Wie jedes Filament hat auch HIPS seine Eigenheiten, die man kennen sollte, um Frust zu vermeiden. Aber keine Sorge, mit ein paar Tipps hast du den Dreh schnell raus und kannst dich auf fantastische Ergebnisse freuen:

  • Drucktemperaturen: HIPS mag es heiß, ähnlich wie ABS. Eine Extrudertemperatur zwischen 220°C und 245°C ist ideal. Das Heizbett sollte ebenfalls nicht unter 90°C liegen, besser sind 100°C bis 110°C, um Warping vorzubeugen. Ein geschlossener Bauraum ist, wie bei ABS, ein großer Vorteil.
  • Haftung am Druckbett: HIPS kann anfällig für Warping sein, wenn die Haftung nicht stimmt.
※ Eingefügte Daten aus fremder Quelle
# 4paradigm/OpenEmbedding

Measured on AMD Instinct MI355X. Metric: samples/sec DeepFM Criteo, higher is better.
Workload: dtype bf16; 1 GPU; model=deepfm-dim9, global_batch=4096, fields=26, dense_features=13, optimizer=adagrad, graph=True, prefetch=False, table=array, cache_mb=0, parallelism=single-gpu

## Files before the change

### openembedding_amd/core/tiered_gpu.py

```python

from __future__ import annotations

from typing import Optional

import torch

from .variable import VariableMeta, VariableShard
from .variable_gpu import HipVariableShard


class HipTieredVariableShard(HipVariableShard):
    HOST_INITIAL_ROWS = 1 << 14
    HOST_INITIAL_TABLE = 1 << 16

    def __init__(self, meta: VariableMeta, shard_id: int = 0,
                 shard_num: int = 1, device: str = "cuda", seed: int = 0,
                 cache_rows: int = 1 << 22):
        if not meta.use_hash_table:
            raise ValueError("the capacity tier requires hash mode")
        super().__init__(meta, shard_id, shard_num, device, seed)
        self.cache_rows = int(cache_rows)
        self.work_id = 0
        dev = self.device
        self._touch = torch.zeros(self.weights.shape[0] + 1,
                                  dtype=torch.int64, device=dev)
        self._host_cap = self.HOST_INITIAL_TABLE
        self.host_tk = torch.full((self._host_cap,), -1, dtype=torch.int64,
                                  device=dev)
        self.host_tv = torch.empty(self._host_cap, dtype=torch.int32,
                                   device=dev)
        self.host_nrows_dev = torch.zeros(1, dtype=torch.int32, device=dev)
        self.host_slot_keys = torch.empty(self.HOST_INITIAL_ROWS,
                                          dtype=torch.int64, device=dev)
        pin = torch.cuda.is_available()
        self._host_weights = torch.zeros((self.HOST_INITIAL_ROWS, self.dim),
                                         dtype=self.dtype, pin_memory=pin)
        self._host_state = torch.zeros((self.HOST_INITIAL_ROWS, 0),
                                       dtype=self.dtype, pin_memory=pin)
        self._host_rows_upper = 0
        self._host_live = False
        self._faulted = torch.zeros(1, dtype=torch.int32, device=dev)
        self._evict_epoch = 0
        self._last_batch_upper = 0
        self._evict_streak = 0
        self._checkpoint_work_id = None
        self._cache_full_since_ckpt = False


    def _host_ensure(self, rows: int) -> None:
        cap = self._host_weights.shape[0]
        if rows <= cap:
            return
        new_cap = max(rows, cap * 2)
        torch.cuda.synchronize()
        pin = torch.cuda.is_available()
        hw = torch.zeros((new_cap, self.dim), dtype=self.dtype,
                         pin_memory=pin)
        hw[:cap] = self._host_weights
        self._host_weights = hw
        hs = torch.zeros((new_cap, self._host_state.shape[1]),
                         dtype=self.dtype, pin_memory=pin)
        hs[:cap] = self._host_state
        self._host_state = hs
        sk = torch.empty(new_cap, dtype=torch.int64, device=self.device)
        sk[:self.host_slot_keys.shape[0]] = self.host_slot_keys
        self.host_slot_keys = sk

    def _host_maybe_rehash(self) -> None:
        if self._host_rows_upper * 2 <= self._host_cap:
            return
        new_cap = self._host_cap
        while self._host_rows_upper * 2 > new_cap:
            new_cap *= 2
        tk_new = torch.empty(new_cap, dtype=torch.int64, device=self.device)
        tv_new = torch.empty(new_cap, dtype=torch.int32, device=self.device)
        self.ext.ht_rehash(self.host_tk, self.host_tv, tk_new, tv_new)
        self.host_tk, self.host_tv = tk_new, tv_new
        self._host_cap = new_cap

    def set_optimizer(self, category: str, **cfg) -> None:
        super().set_optimizer(category, **cfg)
        if self._host_state.shape[1] != self.state_dim:
            if self._host_live:
                raise RuntimeError("cannot change optimizer state layout "
                                   "after rows were spilled to the host "
                                   "tier")
            pin = torch.cuda.is_available()
            self._host_state = torch.zeros(
                (self._host_weights.shape[0], self.state_dim),
                dtype=self.dtype, pin_memory=pin)

    def _ensure_rows(self, need: int) -> None:
        super()._ensure_rows(need)
        if self._touch.numel() < self.weights.shape[0] + 1:
            t = torch.zeros(self.weights.shape[0] + 1, dtype=torch.int64,
                            device=self.device)
            t[:self._touch.numel()] = self._touch
            self._touch = t

    def reserve_rows(self, rows: int) -> None:
        super().reserve_rows(min(int(rows), self.cache_rows))


    def _lookup_or_insert(self, keys: torch.Tensor, u_dev=None):
        if self._in_graph_capture():
            raise RuntimeError("the capacity tier is not hipGraph-"
                               "capturable (evictions need host control); "
                               "run eager with prefetch overlap")
        slots, new_mask = super()._lookup_or_insert(keys, u_dev)
        if self._host_live:
            self.ext.fault_in(keys, u_dev, self.host_tk, self.host_tv,
                              self._host_weights,
                              self._host_state if self.state_dim else None,
                              self.weights, self.state, slots, new_mask,
                              self._faulted)
        self._touch.scatter_(0, slots + 1, self.work_id)
        slots._oe_epoch = self._evict_epoch
        self._last_batch_upper = max(self._last_batch_upper, keys.numel())
        return slots, new_mask

    def push_slots(self, keys_buf, u_dev, slots, grads, counts) -> None:
        if getattr(slots, "_oe_epoch", self._evict_epoch) != self._evict_epoch:
            raise RuntimeError(
                "stale pull handle: the cache was compacted (eviction) "
                "after this pull; pull handles must be pushed before the "
                "commit that follows them")
        super().push_slots(keys_buf, u_dev, slots, grads, counts)

    def pull_readonly(self, keys: torch.Tensor) -> torch.Tensor:
        slots = self._lookup_readonly(keys)
        empty = torch.empty(0, dtype=torch.uint8, device=self.device)
        out = self.ext.gather_init(self.weights, self.state, slots, empty,
                                   keys, None, 0, 0.0, 0.0, 0.0, self.seed,
                                   torch.empty(0, dtype=self.dtype,
                                               device=self.device), True,
                                   None)
        if self._host_live:
            self.ext.gather_host(keys, slots, self.host_tk, self.host_tv,
                                 self._host_weights, out)
        return out

    fused_pooled_readonly = False

    def pull_pooled_readonly(self, values: torch.Tensor,
                             offsets: torch.Tensor, mode: str,
                             weights: torch.Tensor = None) -> torch.Tensor:
        return VariableShard.pull_pooled_readonly(self, values, offsets,
                                                  mode, weights)

    def update_weights(self) -> None:
        super().update_weights()
        self.work_id += 1
        if self._nrows_upper + self._last_batch_upper > self.cache_rows:
            self._evict()
        else:
            self._evict_streak = 0


    def _sync_nrows(self) -> None:
        self._nrows_exact = int(self.nrows_dev.item())
        self._nrows_upper = self._nrows_exact

    def _spill(self, evict_slots: torch.Tensor) -> None:
        n_ev = evict_slots.numel()
        if n_ev == 0:
            return
        keys = self.host_keys_of_slots(evict_slots)
        self._host_ensure(self._host_rows_upper + n_ev)
        self._host_rows_upper += n_ev
        self._host_maybe_rehash()
        hslots, _ = self.ext.ht_lookup(self.host_tk, self.host_tv, keys,
                                       self.host_nrows_dev,
                                       self.host_slot_keys, True, None)
        self.ext.spill_rows(evict_slots, hslots, self.weights, self.state,
                            self._host_weights,
                            self._host_state if self.state_dim else None)
        self._host_live = True
        self._host_rows_upper = int(self.host_nrows_dev.item())

    def host_keys_of_slots(self, slots: torch.Tensor) -> torch.Tensor:
        return self.slot_keys.index_select(0, slots)

    def _evict(self) -> None:
        self._sync_nrows()
        n = self._nrows_exact
        margin = self._last_batch_upper
        if n + margin <= self.cache_rows:
            return
        self._evict_streak += 1
        keep_frac = 4 if self._evict_streak >= 4 else (4 * 3)
        keep_target = max(1, (self.cache_rows * keep_frac) // 16 - margin)
        n_evict = n - keep_target
        if n_evict <= 0:
            return
        self._cache_full_since_ckpt = True
        touches = self._touch[1:n + 1]
        evict_slots = torch.topk(touches, n_evict, largest=False,
                                 sorted=False).indices
        evict_mask = torch.zeros(n, dtype=torch.bool, device=self.device)
        evict_mask[evict_slots] = True
        self._spill(evict_slots)
        keep_slots = (~evict_mask).nonzero(as_tuple=True)[0]
        kk = self.slot_keys.index_select(0, keep_slots)
        kw = self.weights.index_select(0, keep_slots)
        ks = (self.state.index_select(0, keep_slots)
              if self.state_dim else None)
        kt = touches.index_select(0, keep_slots)
        self.tk.fill_(-1)
        self.nrows_dev.zero_()
        self._nrows_upper = 0
        self._nrows_exact = 0
        m = keep_slots.numel()
        if m:
            slots, _ = self.ext.ht_lookup(self.tk, self.tv, kk,
                                          self.nrows_dev, self.slot_keys,
                                          True, None)
            self.weights[slots] = kw
            if ks is not None:
                self.state[slots] = ks
            self._touch.zero_()
            self._touch.scatter_(0, slots + 1, kt)
            self._nrows_exact = m
            self._nrows_upper = m
        else:
            self._touch.zero_()
        self._evict_epoch += 1


    def fault_count(self) -> int:
        return int(self._faulted.item())


    def should_persist(self) -> bool:
        return self._cache_full_since_ckpt and self._checkpoint_work_id is None

    def persist(self) -> int:
        self._sync_nrows()
        n = self._nrows_exact
        if n:
            self._spill(torch.arange(n, dtype=torch.int64,
                                     device=self.device))
        self._checkpoint_work_id = self.work_id
        self._cache_full_since_ckpt = False
        return self.work_id

    def checkpoint_committed(self) -> None:
        self._checkpoint_work_id = None

    def _host_only(self):
        hn = int(self.host_nrows_dev.item())
        if hn == 0:
            e = torch.empty(0, dtype=torch.int64, device=self.device)
            return e, e
        hkeys = self.host_slot_keys[:hn]
        cache_slots, _ = self.ext.ht_lookup(self.tk, self.tv, hkeys,
                                            self.nrows_dev, self.slot_keys,
                                            False, None)
        mask = cache_slots < 0
        return hkeys[mask], torch.arange(hn, device=self.device)[mask]

    @property
    def num_rows(self) -> int:
        n = int(self.nrows_dev.item())
        hkeys, _ = self._host_only()
        return n + hkeys.numel()

    def export_rows(self, include_state: bool = True):
        keys_c, w_c, s_c = super().export_rows(include_state)
        hkeys, hslots = self._host_only()
        if hkeys.numel() == 0:
            return keys_c, w_c, s_c
        hs_cpu = hslots.cpu()
        keys = torch.cat([keys_c, hkeys])
# ... 24 lines not shown
```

Ein gutes Druckbett Haftmittel oder eine PEI-Platte mit der richtigen Temperatur kann hier Wunder wirken. Experimentiere, bis dein „First Layer Porn“ perfekt sitzt und nicht nach ein paar Layern das Weite sucht.
  • Feuchtigkeit ist der Feind: HIPS ist hygroskopisch, das heißt, es zieht Feuchtigkeit aus der Luft an. Feuchtes Filament führt zu schlechterer Haftung, Blasenbildung und einem schwächeren Druck. Investiere in einen Filament Trockner und lagere dein HIPS Filament in einer luftdichten Filament Lagerbox. Deine Drucke werden es dir danken!
  • Geruch: Beim Drucken verströmt HIPS, ähnlich wie ABS, einen charakteristischen Geruch. Sorge für gute Belüftung oder nutze einen Luftfilter, um deine Lungen zu schonen.
  • Nachbearbeitung: Wenn du HIPS als Supportmaterial verwendet hast, ist der Limonen-Bade-Prozess ein Geduldsspiel. Es dauert seine Zeit, bis sich das Material vollständig aufgelöst hat. Sei geduldig und freue dich auf das makellose Ergebnis.

HIPS ist ein faszinierendes Material, das in der Welt des 3D-Drucks oft unterschätzt wird. Ob als zuverlässiges HIPS Supportmaterial für deine komplexesten Projekte oder als robustes Primärfilament für funktionale Teile – es bietet eine Vielseitigkeit, die es zu einem unverzichtbaren Bestandteil der Filament-Sammlung jedes ernsthaften Makers macht. Also, trau dich, experimentiere und entdecke die Möglichkeiten, die dieses Material für deine nächsten Druckabenteuer bereithält. Vielleicht ist es ja das fehlende Puzzleteil, um deinen nächsten „Spaghetti-Print des Grauens“ in einen „First Layer Porn“ zu verwandeln!